Más de 200 mil mujeres y disidencias cruzaron La Plata y la movilización no solo batió todos los récords de participación en la ciudad, sino que también fue la más masiva del evento. Atravesado por el debate identitario, el movimiento político gritó por la legalización del aborto, contra los femicidios, travesticidios y transfemicidios, y el ajuste del Gobierno Nacional. La campaña Plurinacional se desvió para la Catedral y la “oficial” siguió hasta el Estadio Único. El pogo feminista hizo temblar al poder patriarcal mientras se daba el debate presidencial y tiñó de multicolor a la capital bonaerense. 

Por Florencia Tróccoli y Mariana Sidoti

Infinita e histórica. La Plata tembló con el pogo político feminista más grande del mundo y más de 200 mil personas marcharon por la capital bonaerense en el segundo día del Encuentro Plurinacional de Mujeres, Lesbianas, Travestis, Trans, Bisexuales y personas No Binarias. Las columnas se extendieron por más de tres kilómetros: una facción llegó al Estadio Único y la otra fue hasta la Catedral. Atravesada por el pedido de la formalización del cambio de nombre, la marea verde y violeta paralizó todo mientras los cinco candidatos a la presidencia protagonizaban el primero de sus debates. 

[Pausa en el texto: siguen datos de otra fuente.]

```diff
+constexpr int kPostBatchRows = 8, kPostBatchHits = 4, kPostBatchLanes = 256;
+__device__ __forceinline__ uint32_t sel4(uint32_t j, uint32_t a, uint32_t b, uint32_t c, uint32_t d) { return j == 0 ? a : j == 1 ? b : j == 2 ? c : d; }
+__device__ __forceinline__ uint64_t sel4(uint32_t j, uint64_t a, uint64_t b, uint64_t c, uint64_t d) { return j == 0 ? a : j == 1 ? b : j == 2 ? c : d; }
+
+template <class HitAt>
+__device__ __forceinline__ uint32_t tail_gather_rows(const DevView &v, const HitAt &hit_at, uint64_t nh, uint32_t *s_ids) {
+  if (!v.post_lockstep || nh == 0) return 0;
+  uint64_t sp[kPostBatchHits];
+  uint32_t pad[kPostBatchHits], cnt[kPostBatchHits];
+  bool leaves = false;
+#pragma unroll
+  for (int j = 0; j < kPostBatchHits; ++j) {
+    const cfr_hit H = hit_at((uint64_t)j < nh ? (uint64_t)j : nh - 1);
+    const uint64_t range = H.ep - H.sp + 1;
+    const bool counts = (uint64_t)j < nh && H.l >= v.min_hit_len;
+    leaves |= counts && (range > 8 || !(range <= v.max_entries || v.locate_all));
+    sp[j] = H.sp; pad[j] = (uint32_t)H.pad;
+    cnt[j] = counts ? (uint32_t)(range < 9 ? range : 9) : 0u;
+  }
+  if (leaves) return 0;
+  uint32_t nbh = 0, total = 0;
+  bool open = true;
+#pragma unroll
+  for (int j = 0; j < kPostBatchHits; ++j) {
+    open = open && (uint64_t)j < nh && total + cnt[j] <= (uint32_t)kPostBatchRows;
+    if (open) { total += cnt[j]; nbh = (uint32_t)j + 1u; } else cnt[j] = 0;
+  }
+  if (total == 0) return 0;
+  uint64_t row[kPostBatchRows];
+  uint32_t delta[kPostBatchRows], virt = 0;
+  uint32_t hc = 0, left = 0, r = 0, m = 0, d_last = 0;
+  uint64_t cur = 0, row_last = 0;
+  bool v_last = false;
+#pragma unroll
+  for (int q = 0; q < kPostBatchRows; ++q) {
+    while (left == 0 && hc < nbh) {
+      left = sel4(hc, cnt[0], cnt[1], cnt[2], cnt[3]); cur = sel4(hc, sp[0], sp[1], sp[2], sp[3]); m = sel4(hc, pad[0], pad[1], pad[2], pad[3]);
+      r = 0; ++hc;
+    }
+    if (left) {
+      v_last = (cur & kVirtRow) != 0;
+      const uint32_t k = v_last ? (uint32_t)__ffs((int)m) - 1u : r;
+      row_last = (v_last ? (cur & kVirtRowMask) : cur) + k;
+      d_last = v_last ? (uint32_t)((cur >> kVirtDeltaShift) & (uint64_t)kVirtDeltaMax) : 0u;
+      m &= m - 1u; ++r; --left;
+    }
+    row[q] = row_last; delta[q] = d_last; virt |= (v_last ? 1u : 0u) << q;
+  }
+  uint32_t g[kPostBatchRows];
+  bool wide;
+  locate_rows_lockstep<kPostBatchRows>(v, row, delta, virt, g, wide);
+#pragma unroll
+  for (int q = 0; q < kPostBatchRows; ++q) s_ids[q * kPostBatchLanes + threadIdx.x] = g[q];
+  return wide ? 0u : nbh;
+}
+
 template <class HitAt>
 __device__ __forceinline__ bool tail_fold_small(const DevView &v, const HitAt &hit_at, uint64_t nh, bool mix,
                                                 TailFold &F, uint64_t (&skey)[8], uint64_t (&ssc)[8], uint32_t &ne_out) {
+  __shared__ uint32_t s_ids[kPostBatchRows * kPostBatchLanes];
+  const uint32_t nbh = tail_gather_rows(v, hit_at, nh, s_ids);
+  uint32_t gpos = 0;
   uint64_t key[8], sc[8];
   int32_t ln[8];
 #pragma unroll
@@ -1549,23 +1675,32 @@
   uint32_t ne = 0;
   uint64_t prev_id = 0, prev_score = 0;
   int32_t prev_len = 0;
-  cfr_hit P;
-  P.sp = 0; P.ep = 1; P.l = 0; P.strand = 0; P.offset = 0; P.pad = 0;
+  bool p_unique = false;
+  int32_t p_strand = 0, p_next = 1;
   for (uint64_t h = 0; h < nh; ++h) {
     const cfr_hit H = hit_at(h);
-    if (H.l < v.min_hit_len) { P = H; continue; }
+    if (H.l < v.min_hit_len) { p_unique = H.ep == H.sp; p_strand = H.strand; p_next = H.offset + H.l + 1; continue; }
     const uint64_t range = H.ep - H.sp + 1;
     if (range > 8 || !(range <= v.max_entries || v.locate_all)) return false;
     uint64_t x[8];
-#pragma unroll
-    for (int q = 0; q < 8; ++q) x[q] = (uint64_t)q < range ? locate_row(v, H, H.sp + q) : ~0ull;
+    if (h < nbh) {
+#pragma unroll
+      for (int q = 0; q < 8; ++q) {
+        const uint32_t got = s_ids[((gpos + (uint32_t)q) & (uint32_t)(kPostBatchRows - 1)) * kPostBatchLanes + threadIdx.x];
+        x[q] = (uint64_t)q < range ? (uint64_t)got : ~0ull;
+      }
+      gpos += (uint32_t)range;
+    } else {
+#pragma unroll
+      for (int q = 0; q < 8; ++q) x[q] = (uint64_t)q < range ? locate_row(v, H, H.sp + q) : ~0ull;
+    }
 #define CFR_CE(i, j) { const uint64_t lo_ = x[i] < x[j] ? x[i] : x[j], hi_ = x[i] < x[j] ? x[j] : x[i]; x[i] = lo_; x[j] = hi_; }
     CFR_NET8(CFR_CE)
 #undef CFR_CE
     const uint64_t score = hit_score(v, H.l);
     const uint64_t kk = (uint64_t)((H.strand + 1) / 2);
     bool adjacent = false;
-    if (!mix && h > 0 && H.ep == H.sp) adjacent = P.ep == P.sp && P.strand == H.strand && P.offset + P.l + 1 == H.offset;
+    if (!mix && h > 0 && H.ep == H.sp) adjacent = p_unique && p_strand == H.strand && p_next == H.offset;
     bool overflow = false;
 #pragma unroll
     for (int q = 0; q < 8; ++q) {
@@ -1603,7 +1738,7 @@
       }
     }
     if (overflow) return false;
-    P = H;
+    p_unique = H.ep == H.sp; p_strand = H.strand; p_next = H.offset + H.l + 1;
   }
 #define CFR_CE(i, j) { const bool sw_ = key[i] > key[j]; \
     const uint64_t k_ = key[i], s_ = sc[i]; const int32_t l_ = ln[i]; \
```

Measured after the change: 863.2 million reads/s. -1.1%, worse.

“¡Qué momento! ¡Qué momento! ¡A pesar de todo, les hicimos el Encuentro!”. Como una respuesta al poder patriarcal y al clima -que opacó la apertura de la cumbre- fue uno de los temas que más resonó durante las más de tres horas en las que se extendió la movilización, que cruzó el casco urbano platense. 

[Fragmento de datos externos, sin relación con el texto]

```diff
+#pragma unroll
+        for (int s = 0; s < KM_KSTEPS; s++) afa[s] = *reinterpret_cast<const half8 *>(arow + off + s * 32);
 #pragma unroll 1
-        for (int tile = 0; tile + 1 < KM_CHUNK / 32; tile += 2) {
-            one_tile(passc, tile0 + tile, afa, afb, arow + (tile + 1) * 32 * KM_PITCH);
-            one_tile(passc, tile0 + tile + 1, afb, afa, tile + 2 < KM_CHUNK / 32 ? arow + (tile + 2) * 32 * KM_PITCH : nullptr);
-        }
-        if ((KM_CHUNK / 32) % 2 == 1) one_tile(passc, tile0 + KM_CHUNK / 32 - 1, afa, afb, nullptr);
+        for (int tile = tb; tile < te; tile += 2) {
+            const int off1 = next(off);
+            off = next(off1);
+            one_tile(passc, tile, afa, afb, true, arow + off1);
+            one_tile(passc, tile + 1, afb, afa, tile + 2 < te, arow + off);
+        }
     };
+    const int lag = wave_u >= KM_WAVES / 2 ? KM_LAG : 0;
+    const int ntl = nchunks * KM_TPC;
     for (int pass = 0; pass < 2; pass++) {
-#pragma unroll
-        for (int c = 0; c < KM_NBUF - 1; c++) stage(c, c);
-        if (n_w == KM_MAXNW) asm volatile("s_waitcnt vmcnt(%0)" ::"n"((KM_NBUF - 2) * KM_MAXNW) : "memory");
-        else asm volatile("s_waitcnt vmcnt(%0)" ::"n"((KM_NBUF - 2) * (KM_MAXNW - 1)) : "memory");
+        stage(0, 0);
+        asm volatile("s_waitcnt vmcnt(0)" ::: "memory");
         __builtin_amdgcn_s_barrier();
         pend = minus_inf;
         pend_tile = 0;
-        if (pass == 1) dummy_stores();
-        for (int chunk = 0; chunk < nchunks; chunk++) {
-            const int buf = chunk % KM_NBUF;
-            stage(chunk + KM_NBUF - 1, (chunk + KM_NBUF - 1) % KM_NBUF);
-            const char *ab = abuf + (size_t)buf * KM_ABUF;
-            if (wave_active) { if (pass == 0) tiles(IntC<0>(), chunk, ab); else tiles(IntC<1>(), chunk, ab); }
-            else if (pass == 1) dummy_stores();
-            wait_ring(pass);
+        for (int c = 0; c <= nchunks; c++) {
+            if (c + 1 < nchunks) stage(c + 1, (c + 1) % KM_NBUF);
+            const int tb = max(c * KM_TPC - lag, 0), te = min((c + 1) * KM_TPC - lag, ntl);
+            if (wave_active) { if (pass == 0) tiles(IntC<0>(), tb, te); else tiles(IntC<1>(), tb, te); }
+            if (c + 1 < nchunks) {
+                if (pass == 1) dummy_stores(wave_active ? 2 * (te - tb) : 0);
+                wait_ring(pass);
+            }
         }
         if (wave_active) { if (pass == 0) epi1(pend, 1); else epi2(pend, 1, pend_tile); }
         asm volatile("s_waitcnt vmcnt(0)" ::: "memory");
```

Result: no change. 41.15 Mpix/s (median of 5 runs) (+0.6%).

Las primeras concentraciones arrancaron pasadas las 16 en 1 y 60, donde estaba pautado el inicio de la movilización. Las pelucas fucsias, violetas, verdes y turquesas, los gorros de bruja, las tetas pintadas, globos y cientas de pancartas de organizaciones sociales, políticas, gremiales y feministas de todos los colores coparon la zona del Bosque. Venían desde las plazas Rocha, San Martín y de todas las facultades y colegios de la UNLP después del cierre de los talleres. 

Al principio, Diagonal 79 fue copada por las organizaciones de izquierda. En 60 y 115 convocó la campaña Somos Plurinacional, mientras que la cabecera de la Comisión Organizadora (CO) concentró sobre avenida 1, a pocos metros de donde vieron por última vez a Johana Ramallo. Los megáfonos empuñados por las pibas no daban abasto, pero eso no impedía que estallara todo el cancionero feminista mientras otras compañeras terminaban de maquillarse con glitter -casi siempre violeta y verde-, practicaban con el repique o tomaban unos mates sentadas al sol.  

Se estaban calentando motores, cuando comenzaron a llegar más columnas de manifestantes desde 7 y 54. Entre ellas estaba la Coordinadora de Fútbol Feminista, con la exjugadora y ahora DT Mónica Santino y Lorena Benítez, del plantel profesional de Boca. Pero de un momento a otro dieron media vuelta y empezaron a hacer el recorrido establecido por la CO. A toda velocidad, las filas de hinchas de todos los clubes pasaron por la Gobernación y recién frenaron en 7 y 50, donde todavía estaba la Feria Pluridisidente. 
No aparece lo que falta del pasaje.